The Muslim Brotherhood have been publicly committed to political engagement in the United Kingdom.

"Aspects of Muslim Brotherhood ideology and tactics, in this country and overseas, are contrary to our values and have been contrary to our national interests and our national security.”

== Foreign Affairs Select Committee’s recent criticism of 2014 report ==
In November 2016, Britain's Foreign Affairs Select Committee, headed by Crispin Blunt, published a new report which harshly criticized the 2014 report. This most recent report was drafted over a period of nine months and specifically denounced the initial selection of Sir John Jenkins:

"Notwithstanding his knowledge, experience, and professional integrity, Sir John Jenkins’s concurrent service as UK ambassador to Saudi Arabia made his appointment to lead the Muslim Brotherhood Review misguided. It created the impression that a foreign state, which was an interested party, had a private window into the conduct of a UK Government inquiry...This has undermined confidence in the impartiality of the FCO’s work on such an important and contentious subject."

In their own words, the authors of this 2016 report stated their intent was to conduct an inquiry into ‘political Islam’, its characteristics, and how well the Foreign and Commonwealth Office (FCO) has understood and engaged with ‘political-Islamist’ groups."

Crispin Blunt has also encountered judgement for reportedly being a Muslim Brotherhood advocate, as he has sat in on meetings with the group and has spoken publicly about how the Brotherhood should not have been ousted in 2013.

=== Stated shortcomings of 2014 report ===
The Committee lists three main shortcomings of the prior report:
- Failure to mention the Muslim Brotherhood’s ousting in 2013, despite democratic election, and minimization of the amount of Brotherhood sympathizers killed in the process
- Selection of Sir John Jenkins
- Neglect to release evidence used as the basis for the review

=== Committee’s mild assessment of the Muslim Brotherhood ===
Overall, the Committee’s assessment attempts to sheds the Muslim Brotherhood in a better light than the previous assessment.

In its opening assessment summary of political Islam, the authors provide the caveat that "the Muslim Brotherhood is a secretive group, with an ambiguous international structure. But this is understandable given the repression it now experiences".

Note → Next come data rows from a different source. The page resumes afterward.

@@ -466,7 +472,7 @@
 template <int MODEL, int W, int NV, int LPG, bool FUSED, int IP, bool CP = false, bool LINKED = false>
 __device__ __forceinline__ void train_backward_body(const GroupParams& P0, unsigned bx) {
     static_assert(!LINKED || FUSED, "the link acts where the loss is taken: the fused forms");
-    static_assert(!CP || (IP == 1 && W == 4), "the cache-policy form is plain SGD in place on 16-byte rows");
+    static_assert(!CP || (IP == 1 && W == 4 && LPG == 64), "the cache-policy form is plain SGD in place on 16-byte rows, a wave per group");
     constexpr bool STREAM_C = !CP;
     using R = Row<MODEL, W, NV>;
     GroupParams P = P0;
@@ -617,11 +623,12 @@
     };
     constexpr int PIECES_S = NV * (is_complex<MODEL>::value ? 2 : 1);
     constexpr int LPS = PIECES_S * (1 + NS) + (IT::replay ? 1 : 0);
-    static_assert(!IT::window_state || (U - 1) * LPS <= 63, "vmcnt is a 6-bit counter");
+    static_assert(!(IT::window_state || CP) || (U - 1) * LPS <= 63, "vmcnt is a 6-bit counter");
     R st0[IT::window_state ? U : 1], st1[NS == 2 ? U : 1];
     int32_t tg[IT::replay ? U : 1];
     float lrv[IT::replay ? U : 1];
-    emg_f4 aw[IT::window_state ? U : 1][IT::window_state ? PIECES_S : 1], a0[IT::window_state ? U : 1][IT::window_state ? PIECES_S : 1],
+    constexpr bool ASYNC = IT::window_state || CP;
+    emg_f4 aw[ASYNC ? U : 1][ASYNC ? PIECES_S : 1], a0[IT::window_state ? U : 1][IT::window_state ? PIECES_S : 1],
            a1[NS == 2 ? U : 1][NS == 2 ? PIECES_S : 1];
     constexpr bool kZeroAtUse = !kBilinear;
     auto zero_tail = [&](R& r) {
@@ -647,9 +654,17 @@
                 tg[u] = group_lane_value<LPG>(my_tag, first, jn - chunk0);
                 lrv[u] = vm_load4_async(P.lr_hist + min(tg[u] + 1 + lg, P.upto));
             }
-        }
-    };
-    auto unpack = [&](const emg_f4 (&src)[IT::window_state ? PIECES_S : 1], R& r, bool zero_tail) {
+        } else if constexpr (CP) {
+            const int nt = uniform_if_wave<LPG>(flag_of(jn));
+            const float* wb = P.ent + (int64_t)repl * P.ld_ent;
+#pragma unroll
+            for (int h = 0; h < (is_complex<MODEL>::value ? 2 : 1); ++h)
+#pragma unroll
+                for (int it = 0; it < NV; ++it)
+                    aw[u][h * NV + it] = vm_load16_async_pick(wb + h * P.khalf + 4 * min(lg + it * LPG, P.nchunks - 1), nt);
+        }
+    };
+    auto unpack = [&](const emg_f4 (&src)[ASYNC ? PIECES_S : 1], R& r, bool zero_tail) {
 #pragma unroll
         for (int q = 0; q < PIECES_S; ++q) {
             const bool on = !zero_tail || lg + (q % NV) * LPG < P.nchunks;
@@ -666,6 +681,11 @@
             unpack(aw[u], w_row, !kBilinear);
             unpack(a0[u], st0[u], false);
             if constexpr (NS == 2) unpack(a1[u], st1[u], false);
+        } else if constexpr (CP) {
+            vm_wait_only<(U - 1) * LPS>();
+#pragma unroll
+            for (int q = 0; q < PIECES_S; ++q) vm_landed(aw[u][q]);
+            unpack(aw[u], w_row, !kBilinear);
         }
     };
     auto fetch = [&](int j0, int32_t (&code)[U], R (&re)[U]) {
@@ -675,7 +695,8 @@
         for (int u = 0; u < U; ++u) {
             const int32_t repl = code[u] & 0x7fffffff;
             if constexpr (IT::window_state) issue_slot(u, min(j0 + u, chunk1 - 1), repl);
-            else load_row<MODEL, W, NV, LPG, false, CP>(re[u], P.ent + (int64_t)repl * P.ld_ent, lg, P.nchunks, P.khalf);
+            else if constexpr (CP) issue_slot(u, min(j0 + u, chunk1 - 1), repl);
+            else load_row<MODEL, W, NV, LPG, false>(re[u], P.ent + (int64_t)repl * P.ld_ent, lg, P.nchunks, P.khalf);
         }
     };
     int32_t code[U];
@@ -696,8 +717,8 @@
             if (j >= chunk1) break;
             const bool keep_s = code[u] < 0;
             const int32_t repl = code[u] & 0x7fffffff;
-            if constexpr (IT::window_state) take_slot(u, re[u]);
-            if constexpr (kZeroAtUse && !IT::window_state) zero_tail(re[u]);
+            if constexpr (ASYNC) take_slot(u, re[u]);
+            if constexpr (kZeroAtUse && !ASYNC) zero_tail(re[u]);
             if constexpr (IT::replay) {
                 if (flag_of(j) && tg[u] > 0 && tg[u] < P.upto) replay_in_window<MODEL, W, NV, LPG>(P, wopt, tg[u], lrv[u], re[u], st0[u], st1[u], lg);
             }
@@ -750,7 +771,8 @@
             const int jn = min(j + U, chunk1 - 1);
             code[u] = code_of(jn);
             if constexpr (IT::window_state) issue_slot(u, jn, code[u] & 0x7fffffff);
-            else load_row<MODEL, W, NV, LPG, false, CP>(re[u], P.ent + (int64_t)(code[u] & 0x7fffffff) * P.ld_ent, lg, P.nchunks, P.khalf);
+            else if constexpr (CP) issue_slot(u, jn, code[u] & 0x7fffffff);
+            else load_row<MODEL, W, NV, LPG, false>(re[u], P.ent + (int64_t)(code[u] & 0x7fffffff) * P.ld_ent, lg, P.nchunks, P.khalf);
             if constexpr (!FUSED) gj[u] = P.g_neg[(int64_t)jn * B + g];
         }
     }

A few other highlights include:
- The report somewhat outlines the Muslim Brotherhood structure and funding, based upon documents directly submitted by the group itself to the Committee, and states that "the Muslim Brotherhood continues to be a powerful and organized voice in Egypt".
- As far as the Brotherhood's varying public messaging through translations, the Committee provides evidence from certain witnesses that argue "political Islamists may have positive and pragmatic reasons for varying their messaging", rather than attempting to be deceptive. However, the Committee does concede that the "FCO is right to judge political Islamists by both their words and their actions".
- Another point the Committee makes is actually in agreement with the prior report that the Brotherhood should not be designated as a terrorist organization. The Committee states "the evidence so far in Egypt is that if the Muslim Brotherhood supported or condoned violence, then Egypt would be a far more violent place today".